Collected data
-----

enum {
    HSEFR_STEM_PACK_CONV = 0,
    HSEFR_STEM_PACK_CONV_SHIFT = 864,
    HSEFR_STEM_PACK_DW1 = 896,
    HSEFR_STEM_PACK_DW1_SCALE = 1184,
    HSEFR_STEM_PACK_DW1_SHIFT = 1216,
    HSEFR_STEM_PACK_DW2 = 1248,
    HSEFR_STEM_PACK_DW2_SCALE = 1824,
    HSEFR_STEM_PACK_DW2_SHIFT = 1888,
    HSEFR_STEM_PACK_STEM2_END = 1952,
    HSEFR_STEM_PACK_CONV_SPLIT = 1952,
    HSEFR_STEM_PACK_CONV_DESCALE = 2976,
    HSEFR_STEM_PACK_CONV4 = 3008,
    HSEFR_STEM_PACK_CONV4_U8 = 5056,
    HSEFR_STEM_PACK_U8_SHIFT = 7104,
    HSEFR_STEM_PACK_U8_DESCALE = 7232,
    HSEFR_STEM_PACK_STEM3_END = 7264
};

enum { HSEFR_STEM_SHIFT2_DESCALE = 0, HSEFR_STEM_SHIFT2_SHIFT = 64 };

typedef struct hsefr_plan_op {
    uint32_t kind;
    uint32_t act;
    int32_t in_buf, out_buf, res_buf;
    int32_t h, w, cin;
    int32_t oh, ow, cout;
    int32_t kh, kw, stride;
    int32_t pad_t, pad_l;
    int32_t aux;
    int32_t flags;
    uint64_t w_off;
    uint64_t scale_off;
    uint64_t shift_off;
    uint64_t w2_off;
    uint64_t shift2_off;
} hsefr_plan_op;

typedef struct hsefr_engine hsefr_engine;

int hsefr_engine_create(const void* plan, size_t plan_bytes, int max_batch, hsefr_engine** out);

int hsefr_plan_validate(const void* plan, size_t plan_bytes);

int hsefr_plan_describe(const void* plan, size_t plan_bytes, int n, char* out, size_t out_bytes);

int hsefr_engine_set_graph_batch(hsefr_engine* e, int max_n);
long long hsefr_engine_graph_launches(const hsefr_engine* e);

size_t hsefr_engine_workspace_bytes(const hsefr_engine* e);
int hsefr_engine_max_batch(const hsefr_engine* e);

int hsefr_engine_forward(hsefr_engine* e, const void* d_input, int n, void* d_features,
                         void* d_age_probs, void* d_gender, hsefr_stream_t stream);

int hsefr_engine_accepts_u8(const hsefr_engine* e);
int hsefr_engine_forward_u8(hsefr_engine* e, const void* d_input_u8, int n, void* d_features, void* d_age_probs, void* d_gender,
                            hsefr_stream_t stream);

void* hsefr_engine_buffer(hsefr_engine* e, int buffer);
int hsefr_engine_copy_buffer(hsefr_engine* e, int buffer, void* d_dst, size_t bytes, hsefr_stream_t stream);

int hsefr_engine_set_profiling(hsefr_engine* e, int depth);
long long hsefr_engine_profiled_calls(const hsefr_engine* e);
int hsefr_engine_op_times_ms(hsefr_engine* e, int slot, float* ms, int n_ops);

int hsefr_engine_input_overflow(hsefr_engine* e, int* host_flag, hsefr_stream_t stream);
int hsefr_engine_input_overflow_async(hsefr_engine* e, int* pinned_host_flag, hsefr_stream_t stream);
int hsefr_engine_destroy(hsefr_engine* e);


int hsefr_conv_c3_bias_act(const float* x, const float* wgt, const float* shift, float* y, int n, int h,
                           int w, int kh, int kw, int stride, int pad_t, int pad_l, int oh, int ow,
                           int cout, int act, hsefr_stream_t stream);

int hsefr_dwconv3x3_bn_relu6(const float* x, const float* wgt, const float* scale, const float* shift,
                             float* y, int n, int h, int w, int c, int stride, int pad_t, int pad_l,
                             int oh, int ow, int act, hsefr_stream_t stream);

int hsefr_dwconv3x3_bn_relu6_split(const float* x, const float* wgt, const float* scale, const float* shift, void* y_split,
                                   int n, int h, int w, int c, int stride, int pad_t, int pad_l, int oh, int ow, int act,
                                   int a_log2, hsefr_stream_t stream);

int hsefr_pwconv1x1_bias_relu6(const float* x, const float* wgt_t, const float* shift, float* y,
                               long long m, int k, int cout, int act, hsefr_stream_t stream);

int hsefr_pwconv1x1_f16split(const float* x, const void* w_split, const float* descale, const float* shift, float* y,
                             long long m, int k, int cout, int a_log2, int act, hsefr_stream_t stream);
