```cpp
SimpleCNNEngine::SimpleCNNEngine(const EngineConfig& cfg, const EngineBuffers& buf,
                                 std::shared_ptr<Comm> comm, std::vector<EngineBucket> buckets)
    : cfg_(cfg), b_(buf), comm_(std::move(comm)), buckets_(std::move(buckets)) {
  if (cfg_.C1 != 32) throw std::runtime_error("engine: fused conv1 wgrad needs C1 == 32");
  if (cfg_.C2 % 64 != 0) throw std::runtime_error("engine: C2 must be a multiple of 64");
  if ((cfg_.H * cfg_.W) % 16 != 0) throw std::runtime_error("engine: H*W must be a multiple of 16");
  if (cfg_.NO != 10) throw std::runtime_error("engine: the fused fc epilogue is built for 10 classes");
  if (cfg_.f32 && (cfg_.fuse_level < 1 || cfg_.store_a1 != 0))
    throw std::runtime_error("engine: fp32 mode needs fuse_level >= 1 (level 1 or 3) and store_a1 0");
  if (cfg_.f32 && !(b_.a2_f32 && b_.dz2_f32 && b_.w2t_f32 && b_.wfc_frag32))
    throw std::runtime_error("engine: fp32 mode needs the a2 / dz2 / w2t / wfc_frag32 fp32 buffers");
  const long conv0 = std::min(std::min(b_.off_w2, b_.off_b2), std::min(b_.off_w1, b_.off_b1));
  const long fc_hi = std::max(b_.off_wfc + (long)cfg_.NO * cfg_.H * cfg_.W * cfg_.C2, b_.off_bfc + cfg_.NO);
  if (fc_hi > conv0) throw std::runtime_error("engine: fc gradients must precede the conv gradients");
  long prev_end = 0;
  for (const EngineBucket& bk : buckets_) {
// ... 6 lines not shown
  for (int s : stage_) stage_used_[s] = true;
  xch_.assign(buckets_.size(), -1);
  DDP_HIP_CHECK(hipStreamCreateWithFlags(&cs_, hipStreamNonBlocking));
  DDP_HIP_CHECK(hipStreamCreateWithFlags(&ms_, hipStreamNonBlocking));
  for (hipEvent_t* e : {&e_b0_, &e_b1_, &e_d0_, &e_d1_, &e_fwd_, &e_fc_})
    DDP_HIP_CHECK(hipEventCreateWithFlags(e, hipEventDisableTiming));
  l3_fits_.assign(cfg_.max_batch + 1, -1);
  if (b_.sync_err) {
    DDP_HIP_CHECK(hipHostMalloc(reinterpret_cast<void**>(&err_host_), sizeof(int),
                                hipHostMallocCoherent | hipHostMallocMapped));
    *err_host_ = 0;
    int* dev = nullptr;
    DDP_HIP_CHECK(hipHostGetDevicePointer(reinterpret_cast<void**>(&dev), err_host_, 0));
    b_.sync_err = dev;
  }
}

SimpleCNNEngine::~SimpleCNNEngine() {
  if (process_exiting()) return;
  if (cs_) hipStreamSynchronize(cs_);
  destroy_graph();
  for (hipEvent_t e : {e_b0_, e_b1_, e_d0_, e_d1_, e_fwd_, e_fc_}) hipEventDestroy(e);
  for (XarArgs& e : xar_cache_) hipFree(const_cast<XgmiArgs*>(e.dev));
  if (err_host_) hipHostFree(err_host_);
}

void SimpleCNNEngine::destroy_graph() {
  if (graph_exec_) hipGraphExecDestroy(graph_exec_);
  if (graph_) hipGraphDestroy(graph_);
  graph_exec_ = nullptr;
  graph_ = nullptr;
  graph_steps_ = 0;
}

void SimpleCNNEngine::synchronize() {
  DDP_HIP_CHECK(hipStreamSynchronize(cs_));
  if (const int e = sync_error()) {
    throw std::runtime_error(std::string("engine: an in-launch hand-off wait timed out (") +
                             (e == 2 ? "fused slab reduction" : e == XAR_ERR ? "in-launch all-reduce"
// ... 79 lines not shown
  const bool pair_mode = dist && use_x && f1 && cfg_.dist_mode >= 3 && sync_ok_for_xar();
  if (fred || l3 || pair_mode) {
    const int nfwd = conv3x3_dgrad_blocks(B, H, W, cfg_.pxt_fwd);
    const int nsync = SYNC_RED_INTS + ((l3 || pair_mode) ? L3_FC_INTS : 0);
    c1.zero_i32 = b_.sync_flags;
    c1.zero_per_block = (nsync + nfwd - 1) / nfwd;
    c1.zero_total = nsync;
  }
  if (!l3 && plain_stale_) {
    refresh_shadows();
    plain_stale_ = false;
  }
  FwdDz dzo;
  if (l3) {
    dzo.dz2 = b_.dz2;
    dzo.img_cnt = b_.sync_flags + L3_IMG_OFF;
    dzo.fc_bias = P + b_.off_bfc;
    dzo.gscale = 1.f / (float)B;
    dzo.err = b_.sync_err;
    dzo.dl_out = b_.dlogits;
    dzo.loss_rows = b_.loss_rows;
  }
  const bool xar_mode = dist && use_x && l3 &&
                        ((cfg_.dist_mode == 2 && xar_plan_ok_) || cfg_.dist_mode >= 3);
  const bool one_stream = xar_mode || pair_mode;
  const bool fc_role = l3 && (!dist || xar_mode) && cfg_.l3_fc_role &&
                       conv3x3_bwd_fc_role_ok(H, W, C1, C2, cfg_.pxt_dgrad, cfg_.wgrad_split);
  const bool ov = dist && use_x && l3 && fc_role && cfg_.dist_mode == 4;
  if ((parts & (PART_HEAD | PART_AR)) && !ov && parts != PART_ALL)
    throw std::runtime_error("engine: a split step needs the dist_mode 4 chain");
  const C1Src* pc1 = f1 ? &c1 : nullptr;
// ... 14 lines not shown
  sh_all.count = l3 ? 3 : 4;
  const SgdArgs sa{cfg_.lr, cfg_.momentum, cfg_.dampening, cfg_.weight_decay, cfg_.nesterov,
                   cfg_.maximize, first_momentum_step ? 1 : 0, 1};
  float* M = b_.momentum;
  bool head_used = false;
  if (parts & PART_HEAD) {
    if (first_momentum_step) throw std::runtime_error("engine: the step head runs the steady-state SGD only");
    ShadowSet sh_head = sh_all, late{};
    if (late_shadow_ok(b_.off_w2, n_w2s)) {
      sh_head.r[1] = sh_all.r[2];
      sh_head.count = 2;
      late.r[0] = sh_all.r[1];
      late.count = 1;
    }
    BwdXar hx;
    int* mc = b_.sync_flags + L3_IMG_OFF + (long)FWD_DZ_CNT_STRIDE * cfg_.max_batch;
    if (cfg_.pxt_fwd == 1 && B == cfg_.max_batch) {
      if (!make_xar(hx, sa, M, sh_head)) throw std::runtime_error("engine: the step head needs the pair plan");
      hx.step_ctr = nullptr;
      head_used = conv3x3_step_head(hx, mc, mc + FWD_DZ_CNT_STRIDE, b_.w2_bf16, P + b_.off_b2, b_.a2, B,
                                    b_.wfc_frag, b_.fc_part, c1, dzo, b_.sync_err, cs_, &late);
    }
    if (!head_used) {
      if (!make_xar(hx, sa, M, sh_all)) throw std::runtime_error("engine: the step head needs the pair plan");
      hx.step_ctr = nullptr;
      xgmi_allreduce_pair(hx, cs_);
    }
    DDP_HIP_CHECK(hipGetLastError());
  }
  if ((parts & PART_FWD) || ((parts & PART_HEAD) && !head_used)) {
    if (!f1) conv1_fwd(b_.images, true, bi, P + b_.off_w1, P + b_.off_b1, b_.a1, B, H, W, C1, cs_);
// ... 27 lines not shown
  ex.sys_store = use_x ? 1 : 0;
  if (fopt) {
    ex.sgd = sa;
    ex.p_w = P + b_.off_wfc;
    ex.m_w = M ? M + b_.off_wfc : nullptr;
    ex.sh_plain = b_.wfc_bf16;
    ex.sh_frag = b_.wfc_frag;
    ex.frag_HW = HW;
    ex.frag_C = C2;
  }
  BwdFc fcr;
  std::function<void(hipStream_t)> fc_launch;
  if (l3) {
    ex.part = nullptr;
    ex.loss_rows = b_.loss_rows;
    ex.zero_i32 = dzo.img_cnt;
    ex.n_zero = ov ? cfg_.max_batch + 2 : B;
    ex.zero_stride = FWD_DZ_CNT_STRIDE;
    if (fc_role) {
      if (fopt) {
        ex.p_b = P + b_.off_bfc;
        ex.m_b = M ? M + b_.off_bfc : nullptr;
        ex.step_inc = b_.step_ctr;
      }
      if (ov) ex.step_inc = b_.step_ctr;
      ex.sh_plain = nullptr;
      fcr.a2 = b_.a2;
      fcr.dl = b_.dlogits;
      fcr.dW = fopt ? nullptr : G + b_.off_wfc;
      fcr.scale = inv_ws;
      fcr.K = (long)HW * C2;
      fcr.ex = ex;
    } else {
// ... 246 lines not shown
  const bool pair_mode = dist && use_x && cfg_.dist_mode >= 3 && sync_ok_for_xar();
  if (fred || l3 || pair_mode) {
    const int nfwd = conv3x3_dgrad_blocks(B, H, W, cfg_.pxt_fwd);
    const int nsync = SYNC_RED_INTS + ((l3 || pair_mode) ? L3_FC_INTS : 0);
    c1.zero_i32 = b_.sync_flags;
    c1.zero_per_block = (nsync + nfwd - 1) / nfwd;
    c1.zero_total = nsync;
  }
  const long n_w2 = (long)C2 * 9 * C1, w2row = n_w2 + C2, n_fc = (long)NO * HW * C2;
  const SgdArgs sa{cfg_.lr, cfg_.momentum, cfg_.dampening, cfg_.weight_decay, cfg_.nesterov,
                   cfg_.maximize, first_momentum_step ? 1 : 0, 1};
  const bool fopt = !dist && cfg_.fuse_opt;
  FwdDz dzo;
  if (l3) {
    dzo.dz2_f32 = b_.dz2_f32;
    dzo.img_cnt = b_.sync_flags + L3_IMG_OFF;
    dzo.fc_bias = P + b_.off_bfc;
    dzo.gscale = 1.f / (float)B;
    dzo.err = b_.sync_err;
    dzo.dl_out = b_.dlogits;
    dzo.loss_rows = b_.loss_rows;
  }
  const bool xar_mode = dist && use_x && l3 &&
                        ((cfg_.dist_mode == 2 && xar_plan_ok_) || cfg_.dist_mode >= 3);
  const bool one_stream = xar_mode || pair_mode;
  const bool fc_role = l3 && (!dist || xar_mode) && cfg_.l3_fc_role &&
                       conv3x3_bwd_fc_role_ok(H, W, C1, C2, cfg_.pxt_dgrad, cfg_.wgrad_split);

  conv3x3_fwd(static_cast<const float*>(nullptr), P + b_.off_w2, P + b_.off_b2, b_.a2_f32, B, H, W, C1, C2,
              true, b_.wfc_frag32, b_.fc_part, NO, cfg_.pxt_fwd, cs_, &c1, l3 ? &dzo : nullptr);
  FcBwdExtras ex;
  ex.dbias = G + b_.off_bfc;
  ex.dbias_scale = inv_ws;
  ex.loss_out = b_.loss_hist;
  ex.step_ctr = b_.step_ctr;
  ex.sys_store = use_x ? 1 : 0;
  if (l3) {
    ex.loss_rows = b_.loss_rows;
    ex.zero_i32 = dzo.img_cnt;
    ex.n_zero = B;
    ex.zero_stride = FWD_DZ_CNT_STRIDE;
  } else {
    ex.part = b_.fc_part;
    ex.HW = HW;
    ex.CH = 64 * cfg_.pxt_fwd;
    ex.fc_bias = P + b_.off_bfc;
    ex.labels32 = b_.yb;
    ex.bi = bid;
    ex.gscale = 1.f / (float)B;
  }
  if (fopt) {
    ex.sgd = sa;
    ex.p_w = P + b_.off_wfc;
    ex.m_w = M ? M + b_.off_wfc : nullptr;
    ex.sh_frag32 = b_.wfc_frag32;
    ex.frag_HW = HW;
// ... 176 lines not shown
```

-----

What to produce: Reproduce each line of the entries in which the word "parts" is found.

Task answer:
  if ((parts & (PART_HEAD | PART_AR)) && !ov && parts != PART_ALL)
  if (parts & PART_HEAD) {
  if ((parts & PART_FWD) || ((parts & PART_HEAD) && !head_used)) {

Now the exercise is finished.